April 11, 2006

Today has been okay.

“This city is really testing me today,” I shouted to International Girl (pls. refer to Dirty Water) over the phone tonight as I was standing on the sidewalk on Central Park West.

After not having left the office until after 11:30 PM last night, I took the subway up to 72nd to catch the cross town bus. I was there with three other people as the clock rounded midnight, half asleep thumbing through my latest issue of the New Yorker as the man across from me stared at my legs. The other man was talking on the far end of the subway car, at first to himself, and then to us, and then to the people who got on at 18th street, and they didn’t pay much attention to him either.

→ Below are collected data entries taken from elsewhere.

template <class A, int AB>
__device__ __forceinline__ void store_p3(u64 (&x)[32], u64 *__restrict__ dst_wave, int lane, u64 *wl, const typename A::K &k) {
    ulonglong2 *wr = reinterpret_cast<ulonglong2 *>(wl + 8 * lane + (lane & ~1));
    const ulonglong2 *rd = reinterpret_cast<const ulonglong2 *>(wl + 2 * lane + 2 * (lane >> 3));
#pragma unroll
    for (int j = 0; j < 4; ++j) {
        ulonglong2 v;
        v.x = A::canon_fwd(x[AB * 8 + 2 * j], k);
        v.y = A::canon_fwd(x[AB * 8 + 2 * j + 1], k);
        wr[j] = v;
    }
    wave_sync();
#pragma unroll
    for (int kk = 0; kk < 4; ++kk) {
        const ulonglong2 v = rd[72 * kk];
        x[AB * 8 + 2 * kk] = v.x; x[AB * 8 + 2 * kk + 1] = v.y;
    }
    wave_sync();
#pragma unroll
    for (int kk = 0; kk < 4; ++kk) {
        ulonglong2 v;
        v.x = x[AB * 8 + 2 * kk]; v.y = x[AB * 8 + 2 * kk + 1];
        *reinterpret_cast<ulonglong2 *>(dst_wave + (AB << 9) + 128 * kk + 2 * lane) = v;
    }
}

template <class A, int R0, bool KEEP = false>
__device__ __forceinline__ void fwd_one(u64 (&x)[32], u64 *__restrict__ g, const typename A::K &k, u64 *lds, u64 *wl,
                                        const int t, const int lane, const int w STAMP_ENTRY_PARAM) {
    typedef typename A::TwRaw Tw;
    constexpr bool LAZY = w14_lazy_fwd<A, KEEP>();
    if constexpr (LAZY) static_assert(A::Lazy::canon_ok(11 + R0), "lazy outputs of this many layers do not fit canon_fwd");
    STAMP_DECL;
    STAMP_REAL(10);
    STAMP(0);
    {
        Tw a0[1], a1[2], a2[4], a3[8];
        tw_load<A, false, P0<R0, 0>>(a0, 0, k);
        if constexpr (R0 >= 2) tw_load<A, false, P0<R0, (R0 >= 2 ? 1 : 0)>>(a1, 0, k);
        if constexpr (R0 >= 3) tw_load<A, false, P0<R0, (R0 >= 3 ? 2 : 0)>>(a2, 0, k);
        if constexpr (R0 == 4) tw_load<A, false, P0<R0, (R0 == 4 ? 3 : 0)>>(a3, 0, k);
        STAMP(1);
        FHE_SCHED_FENCE();
        w14_ct<LAZY, A, P0<R0, 0>>(x, a0, k);
        if constexpr (R0 >= 2) {
            FHE_SCHED_FENCE();
            w14_ct<LAZY, A, P0<R0, (R0 >= 2 ? 1 : 0)>>(x, a1, k);
        }
        if constexpr (R0 >= 3) {
            FHE_SCHED_FENCE();
            w14_ct<LAZY, A, P0<R0, (R0 >= 3 ? 2 : 0)>>(x, a2, k);
        }
        if constexpr (R0 == 4) {
            FHE_SCHED_FENCE();
            w14_ct<LAZY, A, P0<R0, (R0 == 4 ? 3 : 0)>>(x, a3, k);
        }
    }
    FHE_SCHED_FENCE();
    Tw b0[1], b1[2], b2[4], b3[8];
    tw_load<A, false, P1<R0, 0>>(b0, w, k); tw_load<A, false, P1<R0, 1>>(b1, w, k); tw_load<A, false, P1<R0, 2>>(b2, w, k); tw_load<A, false, P1<R0, 3>>(b3, w, k);
    STAMP(2);
    xchg_01<R0, w14_pairs<A, R0>()>(x, t, w, lds);
    STAMP(3);
    if constexpr (A::PASS_FOLD) {
#pragma unroll
        for (int r = 0; r < 32; ++r) x[r] = A::fold(x[r], k);
    }
    FHE_SCHED_FENCE();
    w14_ct<LAZY, A, P1<R0, 0>>(x, b0, k);
    FHE_SCHED_FENCE();
    w14_ct<LAZY, A, P1<R0, 1>>(x, b1, k);
    FHE_SCHED_FENCE();
    w14_ct<LAZY, A, P1<R0, 2>>(x, b2, k);
    FHE_SCHED_FENCE();
    w14_ct<LAZY, A, P1<R0, 3>>(x, b3, k);
    FHE_SCHED_FENCE();
    const int t2 = (w << 4) | (lane >> 2), t3e = (w << 8) | lane;
    Tw c0[1], c1[2], c2[4], c3[8];
    tw_load<A, false, P2<R0, 0>>(c0, t2, k); tw_load<A, false, P2<R0, 1>>(c1, t2, k); tw_load<A, false, P2<R0, 2>>(c2, t2, k);
    STAMP(4);
    xchg_12(x, lane, wl);
    STAMP(5);
    if constexpr (A::PASS_FOLD) {
#pragma unroll
        for (int r = 0; r < 32; ++r) x[r] = A::fold(x[r], k);
    }
    FHE_SCHED_FENCE();
    w14_ct<LAZY, A, P2<R0, 0>>(x, c0, k);
    FHE_SCHED_FENCE();
    w14_ct<LAZY, A, P2<R0, 1>>(x, c1, k);
    FHE_SCHED_FENCE();
    tw_load<A, false, P2<R0, 3>>(c3, t2, k);
    w14_ct<LAZY, A, P2<R0, 2>>(x, c2, k);
    FHE_SCHED_FENCE();
    w14_ct<LAZY, A, P2<R0, 3>>(x, c3, k);
    FHE_SCHED_FENCE();
    int lane3 = lane, t3 = t3e;
    if constexpr (LAZY) {
        lane3 = __builtin_amdgcn_mbcnt_hi(~0u, __builtin_amdgcn_mbcnt_lo(~0u, 0u));
        asm volatile("" : "+v"(lane3));
        t3 = (w << 8) | lane3;
    }
    Tw7<A> d[2];
    tw7_load<A, false, R0, 0>(d[0], t3, k);
    STAMP(6);
    xchg_23(x, lane3, wl);
    STAMP(7);
    if constexpr (A::PASS_FOLD) {
#pragma unroll
        for (int r = 0; r < 32; ++r) x[r] = A::fold(x[r], k);
    }
    u64 *dst_wave = g + (w << 11);
    static_for<0, 4>([&](auto abc) {
        constexpr int ab = decltype(abc)::value;
        FHE_SCHED_FENCE();
        w14_ct<LAZY, A, P3<R0, 0, ab>>(x, d[ab & 1].l0, k);
        w14_ct<LAZY, A, P3<R0, 1, ab>>(x, d[ab & 1].l1, k);
        FHE_SCHED_FENCE();
        if constexpr (ab < 3) tw7_load<A, false, R0, (ab < 3 ? ab + 1 : 3)>(d[(ab + 1) & 1], t3, k);
        w14_ct<LAZY, A, P3<R0, 2, ab>>(x, d[ab & 1].l2, k);
        FHE_SCHED_FENCE();
        if constexpr (KEEP) {
#pragma unroll
            for (int j = 0; j < 8; ++j) x[ab * 8 + j] = A::canon_fwd(x[ab * 8 + j], k);
        } else {
            store_p3<A, ab>(x, dst_wave, lane3, wl, k);
        }
    });
    STAMP(8);
#ifdef NTT14_STAMPS
    asm volatile("s_waitcnt vmcnt(0)" ::: "memory");
#endif
    STAMP(9);
    STAMP_REAL(11);
    STAMP_FLUSH();
}

template <class A>
__device__ __host__ constexpr bool w14_p3_diag() {
    return std::is_same<typename A::TwRaw, uint4>::value;
}

template <class A, int R0, int AB>
__device__ __forceinline__ int p3_blk(int t3, const typename A::K &k) {
    return (1 << (R0 + 8 + k.pb)) + ((k.prefix << (R0 + 8)) | t3 | (AB << 6));
}
template <class A, int R0, int AB>
__device__ __forceinline__ void p3_diag_load(uint4 (&e)[7], int t3, const typename A::K &k) {
    const int blk = p3_blk<A, R0, AB>(t3, k);
#pragma unroll
    for (int p = 0; p < 7; ++p) {
        const FHE_CONST uint4 *q = k.tw3i + size_t(p) * k.tw3_stride + blk;
        e[p] = uint4{q->x, q->y, q->z, q->w};
    }
}
template <class A, int R0, int AB, int NEXT>
__device__ __forceinline__ void p3_diag_apply(u64 (&x)[32], uint4 (&e)[7], const uint4 &ci, const uint4 &cj, const uint4 &cij, int t3,
                                              const typename A::K &k) {
    const auto &m = k.m;
    u64 *v = x + 8 * AB;
    const u64 s0 = v[0] + v[1], t0 = v[0] + m.q2 - v[1];
    const u64 s1 = v[2] + v[3], t1 = A::mul(v[2] + m.q2 - v[3], ci, m);
    const u64 s2 = v[4] + v[5], t2 = A::mul(v[4] + m.q2 - v[5], cj, m);
    const u64 s3 = v[6] + v[7], t3v = A::mul(v[6] + m.q2 - v[7], cij, m);
    const u64 u0 = s0 + s1, e0 = s0 + m.q4 - s1;
    const u64 u1 = t0 + t1, e1 = t0 + m.q2 - t1;
    const u64 u2 = s2 + s3, e2 = A::mul(s2 + m.q4 - s3, ci, m);
    const u64 u3 = t2 + t3v, e3 = A::mul(t2 + m.q2 - t3v, ci, m);
    const int blk = NEXT >= 0 ? p3_blk<A, R0, (NEXT >= 0 ? NEXT : 0)>(t3, k) : 0;
    auto refill = [&](int p) {
        if constexpr (NEXT >= 0) {
            const FHE_CONST uint4 *q = k.tw3i + size_t(p) * k.tw3_stride + blk;
// ... 30 lines not shown
    if constexpr (LZ) p3_diag_apply_lazy<A, SEL, R0, AB, NEXT>(x, e, ci, cj, cij, t3, k, off);
    else p3_diag_apply<A, R0, AB, NEXT>(x, e, ci, cj, cij, t3, k);
}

He was talking about how he was homeless and needed money and food and “whatever we could spare.” I did what I always do, which is pretend like I can’t hear even though I can and I know they know I can and I feel mixed feeling of guilt and sadness and guilt and confusion about how the world is so strange and how sometimes I don’t know how to deal with it.

At 72nd and Amsterdam I waited for the bus to take me to the east side and to home and to bed and it never came. A cab ride and $10 plus tip later I was home and out the money to afford my morning coffee for the rest of the week.

Today was the same late night, followed by having to walk around the upper west side in hurting feet trying to find various apartment buildings to personally hand-deliver them tomorrow’s touring itinerary. The last and final building was on West 61st and impossibly tucked behind Lincoln Center where the numbers don’t go in any sort of order and after walking in circles I vowed to hate west 61st forever. Upon seeing me the doorman said, “Have a hard time finding it? Happens to everyone,” to which I gave him a fair rendition of a withering look and simply said, “yeah.”

I finally made it back over to Central Park West just in time to see the cross town bus pull away from the curb despite my running with arms-flailing attempt to stop it. My heart sank and as a few expletives left my mouth, the proper CPW Burberry-clad woman with her jack russell terrier probably named Forbes gave me a look of semi-disgust.

That’s when, in my defeat, I called International Girl. “This city is really testing me today,” I shouted over the phone as I was standing on the sidewalk on Central Park West. She of course told me not to worry and said that if anyone can overcome the hardships of the city, it was me.


I guess it’s the way any good relationship is, with the bad things and the awkward things and the homeless men (okay maybe not all relationships), and the missed buses and missed chances and the late nights and getting lost and being too proud to ask for directions.

And anyway, it is, after all, only Tuesday.